ブルボンさん。名前は出さなかったけど、たぶんそうだ。

 

「ねえ、モエちゃん」

 

「はい」

 

「青いバラ、覚えてる?」

 

心臓が、どくん、と鳴った。

 

「……覚えてます」

 

「あの時と今と、何か変わった……?」

 

変わったか。

一年前の自分と、今の自分。

 

あの時は、体が言うことを聞かないのが怖かった。

2000メートルを走りたいのに、1200メートルの体が拒絶する。自分の意志と体のミスマッチが、たまらなく怖かった。

 

今は——

 

「……前は、体が言うことを聞かないのが怖かった」

 

ライスさんが、静かに聞いている。

 

「今は……体が勝手に動くのが怖い」

 

言ってしまった。

誰にも言っていなかった。絢原さんにもタキオンさんにも、こういう言い方ではしていなかった。

 

ライスさんが、少しだけ目を見開いた。

それから、きつねうどんの箸を置いて、小さく頷いた。

 

「……怖いものが変わったなら、モエちゃんも変わったんだよ」

 

「…………」

 

「前は止まってた。体が動かなくて。今は動いてる。……動きすぎて怖い、っていうのは、走ってる子の怖さだよ。立ち止まってる子の怖さじゃない」

 

ライスさんの声は小さい。消え入りそう。でも、一言一言に、芯がある。

この人は普段、おどおどしている。「ごめんなさい」が先に出る人。でも、こうやって誰かの痛みについて語る時だけ、声が変わる。

 

自分の中に同じ痛みがあるから。

 

「……ライスは、偉そうなこと言えないけど」

 

ライスさんがおにぎりを一つ取って、両手で包んだ。丸い。小さい手。

 

「怖いまま走れるなら、それでいいと思うの。……ライスも、ずっと怖かったから」

 

菊花賞の時も。天皇賞の時も。

勝ったら誰かの夢を壊す。走れば走るほど、ヒールになる。

怖くて、逃げ出しそうになった。

 

でも、走った。

 

「走らないのも怖いし、走るのも怖いなら……走った方がいい、って。ライスはそう思ったの」

 

「…………」

 

「だって、走った先には何かあるかもしれないけど、止まった先には何もないから」

 

しばらく、二人とも黙っていた。

マーチャンがカレーうどんの汁を静かにすすっている。この子は空気を読む。読んだ上で、ちゃんとうどんを食べ切る。

 

ライスさんがおにぎりを食べ終わって、もう一つに手を伸ばした。……この人、小柄なのによく食べる。

 

「……ライスさん」

 

「ん?」

 

「あの時、ありがとうございました。青いバラの話。……ずっと覚えてました」

 

ライスさんが、一瞬だけ目を見開いて、それからふわっと笑った。

右目の前髪が揺れて、一瞬だけ両方の瞳が見えた。

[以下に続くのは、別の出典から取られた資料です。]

template <int KT, int BM, int BN, int WM, int WN, bool MODE2, bool BREG, int FOLD = 0>
__global__ __launch_bounds__(WM * WN * 64, 1) void gemm_ws_kernel(WsArgs p) {
  static_assert(!(MODE2 && FOLD), "the fold stores, it does not accumulate");
  constexpr bool PRE = MODE2 || FOLD == 2;
  constexpr int NT = WM * WN * 64;
  constexpr int BBYTES = KT * BN * 128, ASTG = KT * BM * 128;
  constexpr int TM = BM / WM, TN = BN / WN;
  constexpr int RM = TM / 16, RN = TN / 16;
  constexpr int NCA = BM * 8 / NT, NCB = BN * 8 / NT;
  constexpr int RSTEP = NT / 8;
  constexpr int CSB = TM * TN * 4;
  constexpr int GPR = TN / 8, RPP = 64 / GPR, IT = TM / RPP;
  static_assert(NCA >= 1 && NCA * NT == BM * 8 && NCB * NT == BN * 8, "tiles fill whole chunk rounds");
  static_assert(RSTEP % 8 == 0, "a thread's chunks share row & 7");
  static_assert(IT >= 1 && IT * RPP == TM && (RN & (RN - 1)) == 0, "epilogue passes");
  static_assert(BBYTES + 2 * ASTG + WM * WN * CSB <= 160 * 1024, "LDS budget");
  __shared__ __attribute__((aligned(16))) char smem[BBYTES + 2 * ASTG + WM * WN * CSB];

  const int tid = threadIdx.x, lane = tid & 63;
  const int wave = __builtin_amdgcn_readfirstlane(tid >> 6);
  const int wm = wave / WN, wn = wave % WN;

  const int xcd = blockIdx.x & 7, j = blockIdx.x >> 3;
  const int slice = j % p.nslices;
  const int walker = xcd * p.wpx + j / p.nslices, nwalk = 8 * p.wpx;
  const int n0 = slice * BN;
  const int m16 = (p.M + 15) >> 4;
  const int r0 = (int)((long long)m16 * walker / nwalk) * 16;
  const int r1 = min(p.M, (int)((long long)m16 * (walker + 1) / nwalk) * 16);
  if (r0 >= r1) return;
  const int ntiles = (r1 - r0 + BM - 1) / BM;

  float fsc[FOLD ? 8 : 1], fsh[FOLD ? 8 : 1];
  if constexpr (FOLD != 0) {
    const int fc = n0 + wn * TN + (lane % (TN / 8)) * 8;
    const bool in = fc < p.N;
    const f32x4 z = {0.f, 0.f, 0.f, 0.f};
    const f32x4 s0 = in ? *(const f32x4*)(p.scale + fc) : z, s1 = in ? *(const f32x4*)(p.scale + fc + 4) : z;
    const f32x4 h0 = in ? *(const f32x4*)(p.shift + fc) : z, h1 = in ? *(const f32x4*)(p.shift + fc + 4) : z;
#pragma unroll
    for (int e = 0; e < 4; ++e) { fsc[e] = s0[e]; fsc[4 + e] = s1[e]; fsh[e] = h0[e]; fsh[4 + e] = h1[e]; }
  }

  char* Bs = smem;
  char* As = smem + BBYTES;
  float* cs = (float*)(smem + BBYTES + 2 * ASTG + wave * CSB);
  const int wbase = __builtin_amdgcn_readfirstlane((tid & ~63) * 16);

  const int kcol = ((tid & 7) ^ ((tid >> 3) & 7)) * 8;
  const int rl0 = tid >> 3;

  {
    const __amdgpu_buffer_rsrc_t rb = buf_rsrc(p.B + (long long)n0 * p.ldb);
#pragma unroll
    for (int i = 0; i < NCB; ++i) {
      const int rl = rl0 + RSTEP * i;
      const unsigned voff = n0 + rl < p.N ? (unsigned)((rl * p.ldb + kcol) * 2) : BUF_OOB;
#pragma unroll
      for (int kt = 0; kt < KT; ++kt) blds16(rb, voff, kt * 128, Bs + kt * BN * 128 + wbase + i * NT * 16);
    }
  }
  auto issue_a = [&](int t, char* stg) {
    const int m0 = r0 + t * BM;
    const __amdgpu_buffer_rsrc_t ra = buf_rsrc(p.A + (long long)m0 * p.lda);
#pragma unroll
    for (int i = 0; i < NCA; ++i) {
      const int rl = rl0 + RSTEP * i;
      const unsigned voff = m0 + rl < r1 ? (unsigned)((rl * p.lda + kcol) * 2) : BUF_OOB;
#pragma unroll
      for (int kt = 0; kt < KT; ++kt) blds16(ra, voff, kt * 128, stg + kt * BM * 128 + wbase + i * NT * 16);
    }
  };
  const int erow = wm * TM + lane / GPR, ecol = n0 + wn * TN + (lane % GPR) * 8;
  const bool col_ok = ecol < p.N;
  u32x4 xnx[PRE ? IT : 1], xpf[PRE ? IT : 1];
  const bf16* const pre_base = FOLD == 2 ? p.res : p.C;
  const long long pre_ld = FOLD == 2 ? p.ldr : p.ldc;
  auto fetch_c = [&](int t) {
    const int m0 = r0 + t * BM;
#pragma unroll
    for (int it = 0; it < IT; ++it) {
      const int row = m0 + erow + it * RPP;
      const bf16* src = (row < r1 && col_ok) ? pre_base + (long long)row * pre_ld + ecol : pre_base;
      xnx[it] = load16_asm(src);
    }
  };
  issue_a(0, As);
  if constexpr (PRE) fetch_c(0);
  wait_keep<0, PRE>(xnx);
  raw_barrier();

  bf16x8 breg[BREG ? KT * 2 : 1][RN];
  if constexpr (BREG) {
#pragma unroll
    for (int kt = 0; kt < KT; ++kt)
#pragma unroll
      for (int pc = 0; pc < 2; ++pc)
#pragma unroll
        for (int jj = 0; jj < RN; ++jj)
          breg[kt * 2 + pc][jj] = read_frag_kc_bf16(Bs + kt * BN * 128, wn * TN + jj * 16, pc, lane);
  }

  auto epilogue = [&](int t, auto aux_c, const f32x4 (&acc)[RM][RN]) {
    constexpr int AUX = decltype(aux_c)::value;
    const int m0 = r0 + t * BM;
    const __amdgpu_buffer_rsrc_t rc = buf_rsrc(p.C + (long long)m0 * p.ldc);
    const int g = lane >> 4;
#pragma unroll
    for (int i = 0; i < RM; ++i)
#pragma unroll
      for (int jj = 0; jj < RN; ++jj)
#pragma unroll
        for (int r = 0; r < 4; ++r)
          cs[(i * 16 + 4 * g + r) * TN + (((jj ^ (g & (RN - 1))) << 4) | (lane & 15))] = acc[i][jj][r];
    asm volatile("s_waitcnt lgkmcnt(0)" ::: "memory");
#pragma unroll
    for (int it = 0; it < IT; ++it) {
      const int rr = lane / GPR + it * RPP;
      const int c0 = ((lane % GPR) * 8) ^ ((((rr >> 2) & 3) & (RN - 1)) << 4);
      float v[8];
      *(f32x4*)&v[0] = *(const f32x4*)&cs[rr * TN + c0];
      *(f32x4*)&v[4] = *(const f32x4*)&cs[rr * TN + c0 + 4];
      if constexpr (MODE2) {
        float q[8];
        Chunk<bf16>::unpack(xpf[it], q);
#pragma unroll
        for (int e = 0; e < 8; ++e) v[e] += q[e];
      }
      if constexpr (FOLD != 0) {
        float q[8];
        if constexpr (FOLD == 2) Chunk<bf16>::unpack(xpf[it], q);
#pragma unroll
        for (int e = 0; e < 8; ++e) {
          float u = fmaf(v[e], fsc[e], fsh[e]);
          if constexpr (FOLD == 2) u += q[e];
          v[e] = p.act == 1 ? fmaxf(u, 0.f) : u;
        }
      }
      const int row = erow + it * RPP;
      const unsigned off = (m0 + row < r1 && col_ok) ? (unsigned)(((long long)row * p.ldc + ecol) * 2) : BUF_OOB;
      __builtin_amdgcn_raw_buffer_store_b128(Chunk<bf16>::pack(v), rc, (int)off, 0, AUX);
    }
    asm volatile("" ::: "memory");
  };

#pragma unroll 1
  for (int t = 0; t < ntiles; ++t) {
    char* cur = As + (t & 1) * ASTG;
    if constexpr (PRE) {
#pragma unroll
      for (int it = 0; it < IT; ++it) xpf[it] = xnx[it];
    }
    if (t + 1 < ntiles) {
      issue_a(t + 1, As + ((t + 1) & 1) * ASTG);
      if constexpr (PRE) fetch_c(t + 1);
    }
    f32x4 acc[RM][RN];
#pragma unroll
    for (int i = 0; i < RM; ++i)
#pragma unroll
      for (int jj = 0; jj < RN; ++jj) acc[i][jj] = (f32x4){0.f, 0.f, 0.f, 0.f};
#pragma unroll
    for (int kt = 0; kt < KT; ++kt)
#pragma unroll
      for (int pc = 0; pc < 2; ++pc) {
        bf16x8 af[RM], bfr[RN];
#pragma unroll
        for (int i = 0; i < RM; ++i) af[i] = read_frag_kc_bf16(cur + kt * BM * 128, wm * TM + i * 16, pc, lane);
#pragma unroll
        for (int jj = 0; jj < RN; ++jj) {
          if constexpr (BREG) bfr[jj] = breg[kt * 2 + pc][jj];
          else bfr[jj] = read_frag_kc_bf16(Bs + kt * BN * 128, wn * TN + jj * 16, pc, lane);
        }
#pragma unroll
        for (int i = 0; i < RM; ++i)
#pragma unroll
          for (int jj = 0; jj < RN; ++jj)
            acc[i][jj] = __builtin_amdgcn_mfma_f32_16x16x32_bf16(af[i], bfr[jj], acc[i][jj], 0, 0, 0);
      }
    if (p.wt == 4) epilogue(t, std::integral_constant<int, 2>{}, acc);
    else if (p.wt) epilogue(t, std::integral_constant<int, 16>{}, acc);
    else epilogue(t, std::integral_constant<int, 0>{}, acc);
    if (t + 1 < ntiles) {
      wait_keep<IT, PRE>(xnx);
      raw_barrier();
    }
  }
}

綺麗な色。

 

「……頑張ってね、ヒーローさん」

 

同じ言葉。一年前と、同じ言葉。

 

でも、聞こえ方が全然違う。

 

あの時の「ヒーローさん」は、泥の中でもがく私への励まし。

今の「ヒーローさん」は、立ち上がって走り出した私への、祝福。

 

——祝福。

ライスシャワー。祝福の名前を持つ人が、私に祝福をくれた。

 

ライスさんが去っていった。小さな背中。長い黒髪と、大きなウマ耳。トレーを持つ手が少し震えている。人混みが怖いのかもしれない。それでもちゃんと歩いていく。

 

「……いい人ですねぇ、ライスシャワーさん」

 

マーチャンがぽつりと言った。

 

「……うん」

 

「モエちゃん、ちょっと泣きそうな顔してます」

 

「……してない」

 

「してます」

 

「……してない。鮭が辛かっただけ」

 

「鮭は辛くないのです」

 

……ばれてる。

 

食堂を出る。午後の日差しが、廊下に差し込んでいる。

 

ヒーローさん。

 

あの頃の私は、その呼び方の意味が分からなかった。

自分のことをヒーローだなんて、思ったことがなかった。

 

今も分からない。でも、ライスさんがそう呼んでくれるなら、そうありたいと思う。

 

……高松宮記念。あと少し。

 

 

 

~~

 

 

 

放課後。第三練習場。

 

高松宮記念まで、あと十日。

 

「1200メートルを三本。インターバルは三分。ペースは——」

 

「本番想定で」

 

絢原さんの言葉を遮った。

 

「……本番想定だと、かなりキツいぞ」

 

「キツくていい。本番はもっとキツい」

 

絢原さんが一瞬黙って、それから頷いた。

 

「分かった。タイムは俺が計る。タキオンのセンサーもつけろ」

 

手首と足首にセンサーを巻く。タキオンさんは今日は来ていない。「データはリモートで見るよ。実験室から出るのが面倒でね」と言っていた。相変わらずだ。

 

ダートのコース。400メートルの楕円。短い直線と、きついカーブ。

本番の中京の芝1200メートルとは全然違うけど、スピードの感覚を体に叩き込むには十分。

 

一本目。

 

スタートの瞬間、体が弾けた。

 

速い。自分でも分かる。

退院直後とは比べものにならない。阪神カップの時よりも、フェブラリーSの時よりも、体が軽い。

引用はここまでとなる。